But in arguement of Rommel, could you imagined how much better the German Generals could have done had Hilter not thought himself to be a smarter tactician than all of his generals, and had he also not insisted of being involved in every aspect of war planning. Imagine how different things could have been had Hitler trusted the advice of all his true brillant generals? Imagine Rommel or any of the other top german generals under a Roosevelt or Churchill. I believe (churchill, Roosevelt) that they had total confidence in the heads of their respected military branches, and did not get so directly involved. 
Patton or Rommel. Different men, different tactics. But both are truely great in their own right.
People have been debating topics like this ever since the war ended, will be for quite a while. 
I am looking forward to reading people's opinions on this. thanks for adding me!


----------



## Arsenal VG-33 (Nov 23, 2007)

Messy1 said:


> France's military was in disarray.
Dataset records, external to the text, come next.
int rrl_plan(RrlCall &o, int B, int N, int M, int L, int pool, int mode, const void *target_ws, const RrlXform *xf, int want) {
    RrlPlan &p = o.plan;
    p = RrlPlan{};
    const bool stage = want == RRL_WANT_STAGE, sorted = rrl_sorted_layout(N, M);
    const int nblk = (L + 1023) / 1024;
    p.scan_mode = mode == RRL_SCAN_CULL && !sorted ? RRL_SCAN_AUTO : mode;
    p.clouds = target_ws ? 1 : 2;
    const bool cull = p.scan_mode == RRL_SCAN_CULL;
    o.tar_ws = target_ws;
    o.xf = xf;
    if (stage) o.flags = 0;
    else if (o.problems >= B) o.problems = 0;
    if (!stage && o.problems > 0 && (B % o.problems != 0 || !xf || pool || target_ws || !cull || N <= 0 || M <= 0)) return RRL_E_ARG;
    if (o.prepared() && (!cull || (p.clouds == 2 && !o.order2 && !(o.flags & RRL_F_TARGET_KEPT)))) o.order1 = o.order2 = nullptr;
    p.build_clouds = o.target_kept() ? 1 : p.clouds;
    p.lmax_ready = !stage && sorted && B > 0 && (p.clouds == 2 && M > N ? M : N) > 0 && L > 0;
    const bool tile = !stage && L >= 1 && L <= 1024 && !pool && B > 0 && o.reduce_mode < 2;
    const bool ride = (want == RRL_WANT_DIRECT || (want == RRL_WANT_SCATTER && (tile || nblk >= 2))) && B > 0 && L > 0 &&
                      !o.deterministic;
    p.reduce = tile ? RRL_RED_TILE : reduce_kind(o.reduce_mode, B, nblk, pool, ride);
    p.tail_rpl2 = p.reduce == RRL_RED_TAIL && TAIL_LANES / nblk >= 48;
    p.bwd_rides = ride && (p.reduce == RRL_RED_TILE || p.reduce == RRL_RED_TAIL);
    p.payload_in_reduce = (want == RRL_WANT_SCATTER || want == RRL_WANT_SCATTER2) && o.payload && !p.bwd_rides && B > 0 &&
                          L > 1024 && p.reduce == RRL_RED_XCHG;
    const bool chain_path = B > 0 && L > 1024 && !pool && p.clouds == 2 && !o.problems && cull && N > 0 && M > 0 &&
                            (p.reduce == RRL_RED_XCHG || p.reduce == RRL_RED_TAIL);
    p.leave_clean = (o.flags & RRL_F_CHAIN) && chain_path;
    p.fused_build = p.leave_clean && (o.flags & RRL_F_CHAINED) && o.target_kept() && !o.count_rider && !o.write_rider &&
                    rrl_cull_scan_can_fuse(B, N, M, L, o);
    if (const RrlCountRider *cr = o.count_rider)
        p.count_rides = p.reduce != RRL_RED_TILE && B == 1 && L > 0 && cr->rounds > 0 && cr->n > 0 &&
                        (long)((cr->n + 1023) / 1024) * cr->rounds < 512 && cr->rows && cr->n_rows > 0;
    if (const RrlWriteRider *wr = o.write_rider) {
        const long wtiles = (wr->n + 1023) / 1024;
        const bool in_tail = p.bwd_rides && p.reduce == RRL_RED_TAIL, in_bwd = want == RRL_WANT_DIRECT && !p.bwd_rides;
        p.write_rides = (in_tail || in_bwd) && (!o.count_rider || p.count_rides) && B == 1 && L > 0 && wr->n > 0 &&
                        wr->rounds > 0 && wtiles * wr->rounds < 512 &&
                        sizeof(int32_t) * (size_t)wr->rounds * wtiles <= (in_tail ? 32 : 48) * 1024;
    }
    return 0;
}
struct TailBwd {
    const float *grad_loss, *src;
    float *gR, *gt, *payload;
    int transpose_r;
    float *grad_tri1;
};

static ReduceArgs reduce_args(void *ws, const WsLayout &w, float *loss, int B, int L, int s_m, int s_n, int e_m, int e_n,
                              int pool) {
    ReduceArgs r;
    r.kjc = w.u8(ws, RRL_WS_KJC); r.dc = w.f32(ws, RRL_WS_VALS); r.blkcnt = w.i32(ws, RRL_WS_BLKCNT);
    r.med_out = w.f32(ws, RRL_WS_MED); r.bcnt_out = w.i32(ws, RRL_WS_BCNT); r.bsum_out = w.i64(ws, RRL_WS_BSUM);
    r.info = w.i32(ws, RRL_WS_INFO); r.loss = loss; r.status = w.i32(ws, RRL_WS_STATUS);
    r.B = B; r.nblk = (L + 1023) / 1024;
    r.s_m = s_m; r.s_n = s_n; r.e_m = e_m; r.e_n = e_n; r.pool = pool;
    return r;
}

static int loss_reduce_impl(void *ws, size_t ws_bytes, float *loss, int B, int N, int M, int L, int s_m, int s_n, int e_m,
                            int e_n, int pool, const TailBwd *tb, const RrlCall &o, void *stream) {
    if (!ws || !loss || B < 0 || N < 0 || M < 0 || L < 0) return RRL_E_ARG;
    if (s_m < 1 || s_n < 1 || e_m > RRL_MAX_HITS + 1 || e_n > RRL_MAX_HITS + 1) return RRL_E_RANGE;
    WsLayout w(B, N, M, L);
    if (ws_bytes < w.total) return RRL_E_WS;
    if (B == 0) return 0;
    const int nblk = (L + 1023) / 1024;
    if (o.plan.reduce == RRL_RED_TAIL) {
        TailArgs t;
        t.lidc = w.u32(ws, RRL_WS_LIDC); t.dc = w.f32(ws, RRL_WS_VALS); t.blkcnt = w.i32(ws, RRL_WS_BLKCNT);
        t.vlist = w.f32(ws, RRL_WS_VLIST); t.vlcnt = w.i32(ws, RRL_WS_VLCNT);
        t.mhist = w.u32(ws, RRL_WS_MHIST); t.mctl = w.u32(ws, RRL_WS_MCTL);
        t.msum = (unsigned long long *)w.i64(ws, RRL_WS_MSUM);
        t.med_out = w.f32(ws, RRL_WS_MED); t.bcnt_out = w.i32(ws, RRL_WS_BCNT); t.bsum_out = w.i64(ws, RRL_WS_BSUM);
        t.info = w.i32(ws, RRL_WS_INFO); t.loss = loss; t.status = w.i32(ws, RRL_WS_STATUS);
        t.B = B; t.nblk = nblk; t.s_m = s_m; t.s_n = s_n; t.e_m = e_m; t.e_n = e_n;
        t.do_bwd = tb ? 1 : 0; t.N = N; t.L = L; t.transpose_r = tb ? tb->transpose_r : 0;
        t.hs1 = w.i32(ws, RRL_WS_HS1); t.w1 = w.f32(ws, RRL_WS_W1);
        t.Q1 = (const float4 *)w.f32(ws, RRL_WS_Q1); t.Q2 = (const float4 *)w.f32(ws, RRL_WS_Q2);
        t.grad_loss = tb ? tb->grad_loss : nullptr; t.src = tb ? tb->src : nullptr;
        t.gR = tb ? tb->gR : nullptr; t.gt = tb ? tb->gt : nullptr; t.payload = tb ? tb->payload : nullptr;
        t.grad_tri1 = tb ? tb->grad_tri1 : nullptr;
        t.Bt = o.problems;
        t.xcd_align = B % 8 == 0 && xcd_align_on();
        t.chain = o.plan.leave_clean ? w.u32(ws, RRL_WS_CHAIN) : nullptr;
        t.chain_flags = o.plan.fused_build;
        if (tb && o.plan.write_rides) {
            RrlWriteRider *wr = o.write_rider;
            const int wtiles = (wr->n + 1023) / 1024;
            const WriteKArgs wk = {wr->rng_state, wr->r, wr->centers, wr->accept, wr->lines, wr->filled, wr->n, wr->rounds, wtiles, wr->rounds};
            const dim3 g((unsigned)(wk.gx * wk.gy + nblk * B * TAIL_SUBS));
            const size_t lds = sizeof(int32_t) * (size_t)wk.rounds * wk.gx;
            if (t.grad_tri1) hipLaunchKernelGGL(tail_write_kernel<true>, g, dim3(TAIL_LANES), lds, (hipStream_t)stream, t, wk);
            else hipLaunchKernelGGL(tail_write_kernel<false>, g, dim3(TAIL_LANES), lds, (hipStream_t)stream, t, wk);
            wr->done = 1;
        } else {
            const dim3 g((unsigned)nblk, (unsigned)B, TAIL_SUBS);
#define RRL_TAIL(S_, R_) hipLaunchKernelGGL((loss_tail_kernel<S_, R_>), g, dim3(TAIL_LANES), 0, (hipStream_t)stream, t)
            if (t.grad_tri1) { if (o.plan.tail_rpl2) RRL_TAIL(true, 2); else RRL_TAIL(true, TAIL_RPL); }
            else { if (o.plan.tail_rpl2) RRL_TAIL(false, 2); else RRL_TAIL(false, TAIL_RPL); }
#undef RRL_TAIL
        }
        RRL_LAUNCH_CHECK();
        return 0;
    }
    if (o.plan.reduce == RRL_RED_XCHG) {
        TiledArgs t;
        t.kjc = w.u8(ws, RRL_WS_KJC); t.dc = w.f32(ws, RRL_WS_VALS); t.blkcnt = w.i32(ws, RRL_WS_BLKCNT);
        t.mhist = w.u32(ws, RRL_WS_MHIST); t.mctl = w.u32(ws, RRL_WS_MCTL); t.mcand = w.u32(ws, RRL_WS_MCAND);
        t.msum = (unsigned long long *)w.i64(ws, RRL_WS_MSUM);
        t.med_out = w.f32(ws, RRL_WS_MED); t.bcnt_out = w.i32(ws, RRL_WS_BCNT); t.bsum_out = w.i64(ws, RRL_WS_BSUM);
        t.info = w.i32(ws, RRL_WS_INFO); t.loss = loss; t.status = w.i32(ws, RRL_WS_STATUS);
        t.B = B; t.nblk = nblk; t.s_m = s_m; t.s_n = s_n; t.e_m = e_m; t.e_n = e_n;
        t.spin_limit = spin_limit();
        t.xcd_align = B % 8 == 0 && xcd_align_on();
        t.payload = o.plan.payload_in_reduce ? o.payload : nullptr;
        t.chain = o.plan.leave_clean ? w.u32(ws, RRL_WS_CHAIN) : nullptr;
        t.chain_flags = o.plan.fused_build;
        hipLaunchKernelGGL(loss_reduce_tiled_kernel, dim3((unsigned)nblk, (unsigned)B), dim3(256), 0, (hipStream_t)stream, t);
        RRL_LAUNCH_CHECK();
        return 0;
    }
    hipLaunchKernelGGL(loss_reduce_kernel, dim3((unsigned)(pool ? 1 : B)), dim3(1024), sizeof(int) * (size_t)(nblk + 1),
                       (hipStream_t)stream, reduce_args(ws, w, loss, B, L, s_m, s_n, e_m, e_n, pool));
    RRL_LAUNCH_CHECK();
    return 0;
}

extern "C" int rrl_loss_reduce_ex(void *ws, size_t ws_bytes, float *loss, int B, int N, int M, int L,
                                  int s_m, int s_n, int e_m, int e_n, int pool, const rrl_opts *opts, void *stream) {
    RrlCall o = rrl_resolve_opts(opts);
    rrl_plan(o, B, N, M, L, pool, RRL_SCAN_CULL, nullptr, nullptr, RRL_WANT_STAGE);
    return loss_reduce_impl(ws, ws_bytes, loss, B, N, M, L, s_m, s_n, e_m, e_n, pool, nullptr, o, stream);
}
extern "C" int rrl_loss_reduce(void *ws, size_t ws_bytes, float *loss, int B, int N, int M, int L,
                               int s_m, int s_n, int e_m, int e_n, int pool, void *stream) {
    return rrl_loss_reduce_ex(ws, ws_bytes, loss, B, N, M, L, s_m, s_n, e_m, e_n, pool, nullptr, stream);
}

__global__ void rows_blkcnt_kernel(int32_t *__restrict__ blkcnt, int nblk, int nrows) {
    const int t = blockIdx.x * blockDim.x + threadIdx.x;
    if (t < nblk) blkcnt[t] = min(1024, nrows - 1024 * t);
}

extern "C" int rrl_loss_reduce_rows(const float *rows16, const uint8_t *kj, int nrows, int32_t *blkcnt_scratch, float *loss,
                                    float *med, int32_t *bcnt, int64_t *bsum, int32_t *info, const int32_t *status,
                                    int s_m, int s_n, int e_m, int e_n, void *stream) {
    if (!rows16 || !kj || !blkcnt_scratch || !loss || !med || !bcnt || !bsum || !info || !status || nrows < 0) return RRL_E_ARG;
    if (s_m < 1 || s_n < 1 || e_m > RRL_MAX_HITS + 1 || e_n > RRL_MAX_HITS + 1) return RRL_E_RANGE;
    const int nblk = nrows > 0 ? (nrows + 1023) / 1024 : 1;
    hipLaunchKernelGGL(rows_blkcnt_kernel, dim3((unsigned)((nblk + 255) / 256)), dim3(256), 0, (hipStream_t)stream, blkcnt_scratch,
                       nblk, nrows);
    ReduceArgs r;
    r.kjc = kj; r.dc = rows16; r.blkcnt = blkcnt_scratch;
    r.med_out = med; r.bcnt_out = bcnt; r.bsum_out = bsum; r.info = info; r.loss = loss; r.status = status;
    r.B = 1; r.nblk = nblk; r.s_m = s_m; r.s_n = s_n; r.e_m = e_m; r.e_n = e_n; r.pool = 0;
    hipLaunchKernelGGL(loss_reduce_kernel, dim3(1), dim3(1024), sizeof(int) * (size_t)(nblk + 1), (hipStream_t)stream, r);
    RRL_LAUNCH_CHECK();
    return 0;
}

#include "rrl_stage_bwd.inc"

static int g_deterministic = -1;
extern "C" int rrl_set_deterministic(int on) {
    g_deterministic = on ? 1 : 0;
    return 0;
}
static bool default_deterministic() {
// ... 10 lines not shown
    a.hs1 = w.i32(ws, RRL_WS_HS1); a.hs2 = w.i32(ws, RRL_WS_HS2); a.bcnt = w.i32(ws, RRL_WS_BCNT); a.info = w.i32(ws, RRL_WS_INFO);
    a.w1 = w.f32(ws, RRL_WS_W1); a.w2 = w.f32(ws, RRL_WS_W2); a.D = w.f32(ws, RRL_WS_D); a.med = w.f32(ws, RRL_WS_MED);
    a.grad_loss = grad_loss;
    a.Q1 = (const float4 *)w.f32(ws, RRL_WS_Q1); a.Q2 = (const float4 *)w.f32(ws, RRL_WS_Q2);
    a.g1 = g1; a.g2 = g2; a.N = N; a.M = M; a.L = L;
    a.fx = nullptr; a.fxbits = 0; a.fxB = 0;
    return a;
}

static int scat_fx_bits_host(int L) {
    int lg = 1;
    while ((1 << lg) < L && lg < 30) ++lg;
    return 62 - lg;
}

static int loss_backward_impl(const float *tri1, const float *tri2, const void *ws,
                              size_t ws_bytes, const float *grad_loss, float *grad_tri1,
                              float *grad_tri2, int B, int N, int M, int L, int pool, bool zero1,
                              void *stream, bool deterministic = false) {
    if (!tri1 || !tri2 || !ws || !grad_loss || !grad_tri1) return RRL_E_ARG;
    if (B < 0 || N < 0 || M < 0 || L < 0) return RRL_E_ARG;
    WsLayout w(B, N, M, L);
    if (ws_bytes < w.total) return RRL_E_WS;
    hipStream_t s = (hipStream_t)stream;
    int rc;
    if (zero1 && (rc = rrl_fill(grad_tri1, 0u, sizeof(float) * 9 * (size_t)B * N, s))) return rc;
    if (grad_tri2 && (rc = rrl_fill(grad_tri2, 0u, sizeof(float) * 9 * (size_t)B * M, s))) return rc;
    if (B == 0 || L == 0) return 0;
    ScatArgs sa = scat_args(ws, w, grad_loss, grad_tri1, grad_tri2, N, M, L);
    if (deterministic && (N + M) > 0) {
        sa.fx = (unsigned long long *)((char *)const_cast<void *>(ws) + w.off[RRL_WS_GFIX]);
        sa.fxbits = scat_fx_bits_host(L);
        sa.fxB = B;
        if ((rc = rrl_fill(sa.fx, 0u, 8 * (size_t)B * (N + M) * 9 + 8 * (size_t)B, s))) return rc;
    }
    hipLaunchKernelGGL(loss_bwd_kernel, dim3((unsigned)((L + 1023) / 1024), (unsigned)B, BWDS_SUBS), dim3(256), 0, s, sa, B, pool,
                       B % 8 == 0 && xcd_align_on() ? 1 : 0);
    RRL_LAUNCH_CHECK();
    if (sa.fx) {
        const int nmax = grad_tri2 && M > N ? M : N;
        hipLaunchKernelGGL(scatter_fix_to_float_kernel, dim3((unsigned)(((size_t)nmax * 9 + 255) / 256), (unsigned)B, grad_tri2 ? 2u : 1u),
                           dim3(256), 0, s, sa, B, pool);
        RRL_LAUNCH_CHECK();
    }
    return 0;
}

extern "C" int rrl_loss_backward(const float *tri1, const float *tri2, const void *ws,
                                 size_t ws_bytes, const float *grad_loss, float *grad_tri1,
                                 float *grad_tri2, int B, int N, int M, int L, int pool,
                                 void *stream) {
    return loss_backward_impl(tri1, tri2, ws, ws_bytes, grad_loss, grad_tri1, grad_tri2, B, N, M, L,
                              pool, true, stream, default_deterministic());
}

int rrl_fused_backward(int B, int N, int M);
int rrl_launch_reg_bwd(const float *src, const float *R, float *g1, float *grad_src, float *partial,
                       float *gR, float *gt, float *payload, const float *loss, const int32_t *info,
                       int32_t *done, int B, int N, int transpose_r, hipStream_t s);

extern "C" size_t rrl_workspace_bytes(int B, int N, int M, int L) { return WsLayout(B, N, M, L).total; }

extern "C" int rrl_workspace_layout(int B, int N, int M, int L, size_t *offsets) {
    if (!offsets || B < 0 || N < 0 || M < 0 || L < 0) return RRL_E_ARG;
    WsLayout w(B, N, M, L);
    for (int i = 0; i < RRL_WS_FIELDS; ++i) offsets[i] = w.off[i];
    return 0;
}

int rrl_tri_prepare_clouds(const float *tri1, const float *tri2, void *ws, size_t ws_bytes, int B,
                           int N, int M, int L, int clouds, const RrlXform *xf, const float *line, const RrlCall &o,
                           void *stream);
int rrl_line_tri_scan_clouds(const float *line, void *ws, size_t ws_bytes, int B, int N, int M, int L,
                             int mode, int chunk, int clouds, int lmax_ready, const RrlCall &o, void *stream);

I believe they sunk most of the french defense budget into the Maginot Line, (so much so that it's construction almost bankrupted France) believing that this huge and over rated fortification was all that they needed. When the Germans simply went around it, it proved that the fixed fortification was almost useless in modern warfare, and that the France's militry plan for defense was a total disaster. What I am trying to say is that if France Had sunk more money into weapons developement instead of the Maginot line, it may have changed things quite a bit. Building the Maginot line took away vast amounts of resources and money which could have gone into defense and the building of planes and armour. Germany had the advantage over France by far.




You just missed an interesting thread, though I guess you could still comment on it if you want. Anyway, welcome, I'm a newbie myself.


----------



## Arsenal VG-33 (Nov 23, 2007)

I myself was wondering when the Strategic vs. Tactical commanders discussion would appear. I've always enjoyed studying both, but strategical decisions are often made with political strings. Thats why I prefer tactical on a strictly military/battlefield basis. In that case, I would pick three as my favorites, two of which are not mentioned in the poll.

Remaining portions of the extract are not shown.